Currently I'm hosting a couple of external production workloads:
- this blog
- VMSave
- a handful of very small websites
I'm also running a bunch of homeprod services:
- Home Assistant
- Whisper and Piper, speech-to-text and text-to-speech tools and components of the Home Assistant voice pipeline
- four (4) instances of Z-Wave JS UI, one per RF "zone" (this house has wacky RF behavior)
- two (2) instances of Zigbee2MQTT, one in each RF zone that has Zigbee devices
- Genmon keeps tabs on our whole home standby generator
- A Minecraft server for me and my kids
- Paperless-ngx stores and indexes important documents
- Ultrafeeder puts the planes flying overhead on a map
- iCloudPD-web for effortless iCloud photo backups
- Jellyfin, an indexer and server for TV shows, movies and music
- Sonarr, Radarr, Prowlarr and SABnzbd form the core of our media acquisition system
- Jellyseerr makes requesting new media easy for the other people who live in the house
- Calibre Web Automated is an amazing tool that serves all of my eBooks to my Kobo eReader
- Ollama and Open Web UI for dinking around with local LLMs
- Homer to keep track of all of the above, set as my browser homepage
Left To Do
There are a few things left on the todo list. Roberto is hooked up to a webcam that watches my 3D printer and I haven't touched it yet because it is connected via Wi-Fi which Talos doesn't support at all.

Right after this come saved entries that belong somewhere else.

diff --git a/rsprompter_b200/csrc/rowops.cu b/rsprompter_b200/csrc/rowops.cu
--- a/rsprompter_b200/csrc/rowops.cu
+++ b/rsprompter_b200/csrc/rowops.cu
@@ -374,4 +374,29 @@
   return RSP_OK;
 }
 
-}
+__global__ void fill_rows_bias_kernel(uint4* __restrict__ out, long long ldo8, const int* __restrict__ rows,
+                                      const float* __restrict__ bias, int n8) {
+  uint4* o = out + static_cast<long long>(__ldg(rows + blockIdx.x)) * ldo8;
+  for (int j = threadIdx.x; j < n8; j += blockDim.x) {
+    const float4 b0 = __ldg(reinterpret_cast<const float4*>(bias) + 2 * j);
+    const float4 b1 = __ldg(reinterpret_cast<const float4*>(bias) + 2 * j + 1);
+    o[j] = make_uint4(pack_bf16x2(__fadd_rn(0.f, b0.x), __fadd_rn(0.f, b0.y)),
+                      pack_bf16x2(__fadd_rn(0.f, b0.z), __fadd_rn(0.f, b0.w)),
+                      pack_bf16x2(__fadd_rn(0.f, b1.x), __fadd_rn(0.f, b1.y)),
+                      pack_bf16x2(__fadd_rn(0.f, b1.z), __fadd_rn(0.f, b1.w)));
+  }
+}
+
+int fill_rows_bias(void* out, int ldo, const int* rows, int n_rows, const float* bias, int N, cudaStream_t stream) {
+  RSP_CHECK_ARG(out && rows && bias && n_rows >= 0 && N > 0 && N % 8 == 0 && ldo % 8 == 0 && ldo >= N &&
+                    (reinterpret_cast<uintptr_t>(out) & 15) == 0 && (reinterpret_cast<uintptr_t>(bias) & 15) == 0,
+                "fill_rows_bias: bad args");
+  if (n_rows == 0) return RSP_OK;
+  const int n8 = N / 8;
+  fill_rows_bias_kernel<<<n_rows, n8 < 512 ? ((n8 + 31) / 32) * 32 : 512, 0, stream>>>(
+      static_cast<uint4*>(out), ldo / 8, rows, bias, n8);
+  RSP_CHECK_LAUNCH();
+  return RSP_OK;
+}
+
+}
diff --git a/rsprompter_b200/csrc/rowops.h b/rsprompter_b200/csrc/rowops.h
--- a/rsprompter_b200/csrc/rowops.h
+++ b/rsprompter_b200/csrc/rowops.h
@@ -28,5 +28,6 @@
                   long long rows, int C, float eps, cudaStream_t stream);
 int cast_f32_bf16(const float* in, void* out, long long n, cudaStream_t stream);
 int add_table_bf16(const void* x, const float* table, void* out, long long n, long long period, cudaStream_t stream);
+int fill_rows_bias(void* out, int ldo, const int* rows, int n_rows, const float* bias, int N, cudaStream_t stream);
 
 }
diff --git a/rsprompter_b200/sam_encoder.py b/rsprompter_b200/sam_encoder.py
--- a/rsprompter_b200/sam_encoder.py
+++ b/rsprompter_b200/sam_encoder.py
@@ -91,6 +91,23 @@
     off = (torch.arange(batch, device=device) * grid * grid)[:, None]
     full = torch.where(tok[None, :] >= 0, tok[None, :] + off, torch.full_like(tok[None, :], -1))
     return full.reshape(-1).to(torch.int32).contiguous(), nw * nw
+
+
+def window_layout(batch: int, grid: int, window: int, heads: int, device: torch.device) -> dict:
+    wmap, n_win = window_maps(batch, grid, window, torch.device("cpu"))
+    T = window * window
+    real = wmap >= 0
+    inv = torch.empty(batch * grid * grid, dtype=torch.int32)
+    inv[wmap[real].long()] = torch.arange(wmap.numel(), dtype=torch.int32)[real]
+    pad = torch.nonzero(~real).flatten().to(torch.int32)
+    tiles = None
+    if window in (14, 32, 64):
+        nqt = (T + 127) // 128
+        r = torch.zeros(batch * n_win, nqt * 128, dtype=torch.bool)
+        r[:, :T] = real.view(batch * n_win, T)
+        keep = r.view(batch * n_win, 1, nqt, 128).any(-1).expand(batch * n_win, heads, nqt).reshape(-1)
+        tiles = torch.nonzero(keep).flatten().to(torch.int32).to(device)
+    return dict(map=wmap.to(device), n_win=n_win, inv=inv.to(device), pad=pad.to(device), tiles=tiles)
 
 
 class SamVisionEncoderB200(nn.Module):
@@ -166,10 +183,11 @@
         self._prep = p
         return p
 
-    def _window_map(self, batch: int, device: torch.device) -> tuple[torch.Tensor, int]:
+    def _window_layout(self, batch: int, device: torch.device) -> dict:
         key = (batch, device)
         if key not in self._maps:
-            self._maps[key] = window_maps(batch, self.arch.grid, self.arch.window_size, device)
+            a = self.arch
+            self._maps[key] = window_layout(batch, a.grid, a.window_size, a.num_heads, device)
         return self._maps[key]
 
     @torch.no_grad()
@@ -197,7 +215,7 @@
         h = _lib.gemm(patches, p["pe_w"], p["pe_b"], residual=p["pos"], res_mod=T,
                       out_dtype=torch.float32)
         hidden = [h]
-        wmap, n_win = self._window_map(B, x.device)
+        wl = self._window_layout(B, x.device)
         ws = a.window_size
         for i, lw in enumerate(p["layers"]):
             is_global = i in a.global_attn_indexes
@@ -205,17 +223,16 @@
             if bf16_copies is not None and i in bf16_copies:
                 cp = torch.empty(M, D, device=x.device, dtype=torch.bfloat16)
                 bf16_copies[i] = cp.view(B, g, g, D)
+            xn = _lib.layernorm(h, lw["ln1_w"], lw["ln1_b"], a.layer_norm_eps, copy_out=cp)
             if is_global:
-                xn = _lib.layernorm(h, lw["ln1_w"], lw["ln1_b"], a.layer_norm_eps, copy_out=cp)
                 qkv = _lib.gemm(xn, lw["qkv_w"], lw["qkv_b"])
                 att = _lib.vit_attention(qkv, lw["rel_h"], lw["rel_w"], B, g, H, hd)
-                x1 = _lib.gemm(att, lw["proj_w"], lw["proj_b"], residual=h, out_dtype=torch.float32)
             else:
-                xn = _lib.layernorm(h, lw["ln1_w"], lw["ln1_b"], a.layer_norm_eps, src_map=wmap, copy_out=cp)
-                qkv = _lib.gemm(xn, lw["qkv_w"], lw["qkv_b"])
-                att = _lib.vit_attention(qkv, lw["rel_h"], lw["rel_w"], B * n_win, ws, H, hd, out_row_map=wmap,
-                                         out_rows=M)
-                x1 = _lib.gemm(att, lw["proj_w"], lw["proj_b"], residual=h, out_dtype=torch.float32)
+                qkv = _lib.gemm(xn, lw["qkv_w"], lw["qkv_b"], row_map=wl["inv"], out_rows=wl["map"].numel())
+                _lib.fill_rows_bias(qkv, wl["pad"], lw["qkv_b"])
+                att = _lib.vit_attention(qkv, lw["rel_h"], lw["rel_w"], B * wl["n_win"], ws, H, hd,
+                                         out_row_map=wl["map"], out_rows=M, tiles=wl["tiles"])
+            x1 = _lib.gemm(att, lw["proj_w"], lw["proj_b"], residual=h, out_dtype=torch.float32)
             xn2 = _lib.layernorm(x1, lw["ln2_w"], lw["ln2_b"], a.layer_norm_eps)
             y = _lib.gemm(xn2, lw["lin1_w"], lw["lin1_b"], act="gelu")
             h = _lib.gemm(y, lw["lin2_w"], lw["lin2_b"], residual=x1, out_dtype=torch.float32)
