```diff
@@ -31,10 +31,19 @@
             const int px = i / 3, c = i - 3 * px, ww = w0 - 1 + px;
             const bool ok = i < 102 && hh >= 0 && hh < H && ww >= 0 && ww < W;
             const uint32_t off = ok ? (uint32_t)((((n * H + hh) * W + ww) * 3 + c) * 2) : OOB;
-            const uint16_t v = (uint16_t)__builtin_amdgcn_raw_buffer_load_b16(xr, (int)off, 0, 0);
-            if (i < ROWE) in[r][i] = v;
-        }
-    }
+            v[2 * r + j] = (uint16_t)__builtin_amdgcn_raw_buffer_load_b16(xr, (int)off, 0, 0);
+        }
+    }
+}
+
+__device__ __forceinline__ void write_rows(uint16_t (*in)[ROWE], const uint16_t (&v)[6], int lane) {
+#pragma unroll
+    for (int r = 0; r < 3; ++r)
+#pragma unroll
+        for (int j = 0; j < 2; ++j) {
+            const int i = lane + 64 * j;
+            if (i < ROWE) in[r][i] = v[2 * r + j];
+        }
 }
 
 __device__ __forceinline__ void window_frags(const uint16_t (*in)[ROWE], int col, int half, bf16x8& f0, bf16x8& f1) {
@@ -115,11 +124,20 @@
 
     const int tpr = W >> 5;
     const int tiles = p.N * H * tpr;
-    for (int t = blockIdx.x * WAVES + wave; t < tiles; t += gridDim.x * WAVES) {
+    const int tstep = gridDim.x * WAVES;
+    uint16_t rows[6];
+    auto request = [&](int tt) {
+        const int rowidx = tt / tpr, w0 = (tt - rowidx * tpr) << 5;
+        const int n = rowidx / H, h = rowidx - n * H;
+        request_rows(xr, rows, n, h, w0, H, W, lane);
+    };
+    int t = blockIdx.x * WAVES + wave;
+    if (t < tiles) request(t);
+    for (; t < tiles; t += tstep) {
         const int rowidx = t / tpr, w0 = (t - rowidx * tpr) << 5;
-        const int n = rowidx / H, h = rowidx - n * H;
-        stage_rows(xr, in_s[wave], n, h, w0, H, W, lane);
-        __builtin_amdgcn_wave_barrier();
+        write_rows(in_s[wave], rows, lane);
+        __builtin_amdgcn_wave_barrier();
+        if (t + tstep < tiles) request(t + tstep);
         bf16x8 f0, f1;
         window_frags(in_s[wave], col, half, f0, f1);
 #pragma unroll
@@ -220,18 +238,37 @@
     const int ppr = Co >> 3, pieces = 32 * ppr, chunk = lane & (ppr - 1);
     const int tpr = W >> 5;
     const int tiles = p.N * H * tpr;
-    for (int t = blockIdx.x * WAVES + wave; t < tiles; t += gridDim.x * WAVES) {
-        const int rowidx = t / tpr, w0 = (t - rowidx * tpr) << 5;
+    if (CG * 32 > Co)
+        for (int q = lane; q < 32 * (CG * 32 - Co); q += 64) dy_s[wave][q / (CG * 32 - Co)][Co + q % (CG * 32 - Co)] = 0;
+    const __amdgpu_buffer_rsrc_t dyr = __builtin_amdgcn_make_buffer_rsrc(
+        const_cast<uint16_t*>(p.dy), 0, (int)((int64_t)p.N * H * W * Co * 2), 0x00020000);
+    const int lp = __builtin_ctz(ppr);
+    const int tstep = gridDim.x * WAVES;
+    uint16_t rows[6];
+    u16x8 dyv[CG * 2];
+    auto request = [&](int tt) {
+        const int rowidx = tt / tpr, w0 = (tt - rowidx * tpr) << 5;
         const int n = rowidx / H, h = rowidx - n * H;
-        stage_rows(xr, in_s[wave], n, h, w0, H, W, lane);
-        const uint16_t* dyt = p.dy + ((int64_t)rowidx * W + w0) * Co;
-        for (int q = lane; q < pieces; q += 64) {
-            const int px = q / ppr;
-            *reinterpret_cast<u16x8*>(&dy_s[wave][px][chunk * 8]) = *reinterpret_cast<const u16x8*>(dyt + px * Co + chunk * 8);
-        }
-        if (CG * 32 > Co)
-            for (int q = lane; q < 32 * (CG * 32 - Co); q += 64) dy_s[wave][q / (CG * 32 - Co)][Co + q % (CG * 32 - Co)] = 0;
-        __builtin_amdgcn_wave_barrier();
+        request_rows(xr, rows, n, h, w0, H, W, lane);
+        const int base = (rowidx * W + w0) * Co + chunk * 8;
+#pragma unroll
+        for (int i = 0; i < CG * 2; ++i) {
+            const int q = lane + 64 * i;
+            const uint32_t off = q < pieces ? (uint32_t)((base + (q >> lp) * Co) * 2) : OOB;
+            dyv[i] = __builtin_bit_cast(u16x8, __builtin_amdgcn_raw_buffer_load_b128(dyr, (int)off, 0, 0));
+        }
+    };
+    int t = blockIdx.x * WAVES + wave;
+    if (t < tiles) request(t);
+    for (; t < tiles; t += tstep) {
+        write_rows(in_s[wave], rows, lane);
+#pragma unroll
+        for (int i = 0; i < CG * 2; ++i) {
+            const int q = lane + 64 * i;
+            if (q < pieces) *reinterpret_cast<u16x8*>(&dy_s[wave][q >> lp][chunk * 8]) = dyv[i];
+        }
+        __builtin_amdgcn_wave_barrier();
+        if (t + tstep < tiles) request(t + tstep);
 #pragma unroll
         for (int ks = 0; ks < 2; ++ks) {
             const int p0 = 16 * ks + 8 * half;
```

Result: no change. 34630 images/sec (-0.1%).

I also haven't touched the raspberry pi, mostly for the same reason. The pi is serving as a gateway between a Wi-Fi SD card that lives in my CPAP machine and the rest of the network so that I can scrape the data off without having to pull the card or futz with my laptop's Wi-Fi every day.
The Wi-Fi SD card, you see, only exists as an access point. It cannot be put into a mode that connects to another network. The pi has a USB Wi-Fi adapter connected to the card's network and the built-in Wi-Fi connected to the home network with nginx in between serving as a proxy. I don't think this is something that I really want or need to move into k8s.
I want to set up some sort of central authn/authz system for the homeprod services. The current fashion seems to be Pocket ID but I haven't been able to get it working reliably.
I'm thinking about setting up a small ActivityPub server to play around with.
A photo viewer like Immich might be cool to set up.
Overkill?
Of course this is overkill. This could probably all live on a single Wyse 5070 with a couple big harddrives attached.
I think it's been worth it to use Kubernetes in anger. I'm really enjoying the ability to deploy whatever I want to the cluster without having to think about where it runs, where it stores data, etc.
I've also learned a ton and fixed a bunch of preconceived notions and it's already helped increase reliability in a few things that affect household acceptance in big ways.